All of this agrees perfectly with Catholic doctrine, for purgatory is a temporal punishment for sins committed on earth, but one will eventually escape those purifying flames, allowing him to be saved and enter heaven.

On the other hand, 1 Corinthians 3:17 says that those who sin severely, that is, all of their works are burned up as they destroy God’s temple, they will be destroyed by God. This is a reference to hell.

Hence, in 1 Corinthians 3:13 we have heaven; in 3:15 we have purgatory; and in 3:17 we have hell, all in accord with Catholic doctrine.

If you want to know more about the issue of Purgatory and how to support it from Scripture, consult my books Not By Faith Alone, pp. 479-516, or How Can I Get to Heaven, pp. 279-306


Question 5Which is more powerful angels or saints?


Thank you so much for your reply. If one prays to ones guardian angel for, say, a car spot rather than praying to the "saint of finding a car spot" (for want of a better example) is it more likely that the guardian angel will find that car spot than the saint?

I will buying your books later on to learn more about our faith.

God Bless,


R. Sungenis: Mary, it is my understanding from Scripture and Catholic theology that we appeal to angels in cases of spiritual attack, but we appeal to saints for spiritual favors, especially those of which they are the patrons. Use that as your guideline.
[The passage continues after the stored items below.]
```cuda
__global__ void conv_ref_kernel(const __half* __restrict__ x, const __half* __restrict__ w, ConvParams p, int x_ld) {
  const long long idx = static_cast<long long>(blockIdx.x) * blockDim.x + threadIdx.x;
  const long long total = static_cast<long long>(p.m_total) * p.cout;
  if (idx >= total) return;
  const int co = static_cast<int>(idx % p.cout);
  const int row = static_cast<int>(idx / p.cout);
  const int img = row / p.hw;
  const int pix = row - img * p.hw;
  const int h = pix / p.width;
  const int wq = pix - h * p.width;
// ... 40 lines not shown
```

Measured before the change: 18660.

## Fuse 2x2 max-pool into the wide 256x128 implicit-GEMM conv kernel

Adds a pooled variant of the wide conv kernel. It loads four im2col tensor maps, one per pool offset, each covering a quarter of the rows, then reduces the four conv outputs with half2 max in the epilogue before storing the pooled NHWC result. It is used in the layers1 chain whenever the dispatcher picks the wide kernel, which removes the full-resolution conv output write and the separate maxpool launch and read. In exchange the pooled form turns off stream-K and uses only one output slice consumer, which may lower utilisation on layers where the tile count is small.

Result: faster. 19400 (median of 6 runs) (+3.9%).

```diff
diff --git a/yolo2-pytorch_b200/b200/engine.py b/yolo2-pytorch_b200/b200/engine.py
--- a/yolo2-pytorch_b200/b200/engine.py
+++ b/yolo2-pytorch_b200/b200/engine.py
@@ -172,6 +172,20 @@
             raise RuntimeError('Darknet: layers1.0 must be followed by MaxPool2d (fused first-layer kernel)')
         self.precision = 'fast'
         self.set_precision(os.environ.get('YB_PRECISION', 'fast'))
+        self.fuse_wide_pool = True
+        self._pool_ok = {}
+
+    def _pooled_form(self, u, x, conv_flags):
+        b, h, w, _ = x.shape
+        key = (u.cin, u.cout, u.ksize, b, h, w, conv_flags)
+        ok = self._pool_ok.get(key)
+        if ok is None:
+            try:
+                ok = ops.conv_choice(b, h, w, u.cin, u.cout, u.ksize, flags=conv_flags | ops.CONV_POOL2X2)['kernel'] == 'conv_wide_kernel'
+            except RuntimeError:
+                ok = False
+            self._pool_ok[key] = ok
+        return ok
 
     def unit_keys(self):
         return self._k1 + self._k2 + ['passthrough', 'layers3.0', 'layers3.1']
@@ -248,10 +262,11 @@
         x1 = None
         last1 = self.units1[-1]
         for u, (out, pooled), key in zip(self.units1[1:], p.l1, self._k1[1:]):
-            fuse_pool = (pooled is not None and u is not last1 and collect is None and not ref and u.cin == 32 and u.ksize == 3
-                         and u.cout <= 64 and (conv_flags & (ops.CONV_NO_SMALLK | ops.CONV_C32_IM2COL)) == 0 and conv_flags < 256)
+            fuse_pool = pooled is not None and u is not last1 and collect is None and not ref and (
+                (u.cin == 32 and u.ksize == 3 and u.cout <= 64 and (conv_flags & (ops.CONV_NO_SMALLK | ops.CONV_C32_IM2COL)) == 0
+                 and conv_flags < 256) or (self.fuse_wide_pool and self._pooled_form(u, cur, conv_flags)))
             if fuse_pool:
-                ops.conv_bn_act(cur, u.w16, u.scale, u.shift, u.slope, out=pooled, flags=conv_flags | ops.CONV_POOL2X2)
+                ops.conv_bn_act(cur, u.w16, u.scale, u.shift, u.slope, out=pooled, flags=conv_flags | ops.CONV_POOL2X2, workspace=p.workspace)
                 cur = pooled
                 continue
             conv(u, cur, out)
diff --git a/yolo2-pytorch_b200/b200/ops.py b/yolo2-pytorch_b200/b200/ops.py
--- a/yolo2-pytorch_b200/b200/ops.py
+++ b/yolo2-pytorch_b200/b200/ops.py
@@ -154,7 +154,8 @@
     out = (ctypes.c_int * 6)()
     _l.check(_l.load().yb_conv_choice(batch, height, width, cin, cout, k, out_mode, flags, int(bool(workspace)), ctypes.byref(out)),
              'yb_conv_choice')
-    return dict(kernel=CONV_KERNELS[out[0]], bk=out[1], bn=out[2], rows=out[3], streamk=bool(out[4]), grid=out[5])
+    return dict(kernel=CONV_KERNELS[out[0]], bk=out[1], bn=out[2], rows=out[3], streamk=bool(out[4]), grid=out[5],
+                pooled=bool(flags & CONV_POOL2X2))
 
 
 def conv_bn_act(x, w, scale, shift, slope, out=None, out_mode=OUT_F16_NHWC, y_ch_off=0, cin=None, flags=0, ref=False, workspace=None):
@@ -174,6 +175,12 @@
     else:
         _req(out, torch.float32, 'out')
         y_ld = 0
+    if flags & CONV_POOL2X2:
+        if ref:
+            raise ValueError('conv_bn_act: the CUDA-core reference has no fused max-pool')
+        if out.dim() != 4 or tuple(out.shape[:3]) != (b, h // 2, wd // 2) or y_ch_off < 0 or y_ch_off + cout > y_ld:
+            raise ValueError('conv_bn_act: pooled out must be [%d,%d,%d,y_ld] with y_ch_off + Cout <= y_ld, got %s at y_ch_off %d'
+                             % (b, h // 2, wd // 2, tuple(out.shape), y_ch_off))
     _conv_common('yb_conv_ref_fwd' if ref else 'yb_conv_bn_act_fwd', x, w, scale, shift, slope, out, b, h, wd, cin, cout, k, x_ld, y_ld,
                  y_ch_off, out_mode, flags, workspace=None if ref else workspace)
     return out
@@ -187,7 +194,8 @@
     out = (ctypes.c_int * 6)()
     _l.check(_l.load().yb_conv2d_choice(batch, height, width, cin, cout, kh, kw, stride, pad[0], pad[1], out_mode, flags, int(bool(workspace)),
                                         ctypes.byref(out)), 'yb_conv2d_choice')
-    return dict(kernel=CONV_KERNELS[out[0]], bk=out[1], bn=out[2], rows=out[3], streamk=bool(out[4]), grid=out[5])
+    return dict(kernel=CONV_KERNELS[out[0]], bk=out[1], bn=out[2], rows=out[3], streamk=bool(out[4]), grid=out[5],
+                pooled=bool(flags & CONV_POOL2X2))
 
 
 def conv2d_bn_act(x, w, scale, shift, slope, stride=1, pad=(0, 0), out=None, out_mode=OUT_F16_NHWC, y_ch_off=0, cin=None, flags=0, workspace=None):
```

Question 4Which is the True Church?

SUNGENIS: As I said before, if you can find a consensus of Eastern bishops prior to 1054 who did not give their allegiance to the Roman pontiff, then you have something

AL: Begging the question. Eastern Bishops before 1054 joined any Bishop, not just the Roman Pontiff, due to confession of faith. Not because he was the Roman Pontiff. But if you want examples, they exist; Photian Schism of 869 and Third Ecumenical Council if I remember correctly.

R. Sungenis: Al, after all this blustering, you have only one example of a group of Eastern bishops who didn't give their allegiance to the pope of Rome?? We have even more dissenters in the Latan church, for Pete's sake. I rest my case.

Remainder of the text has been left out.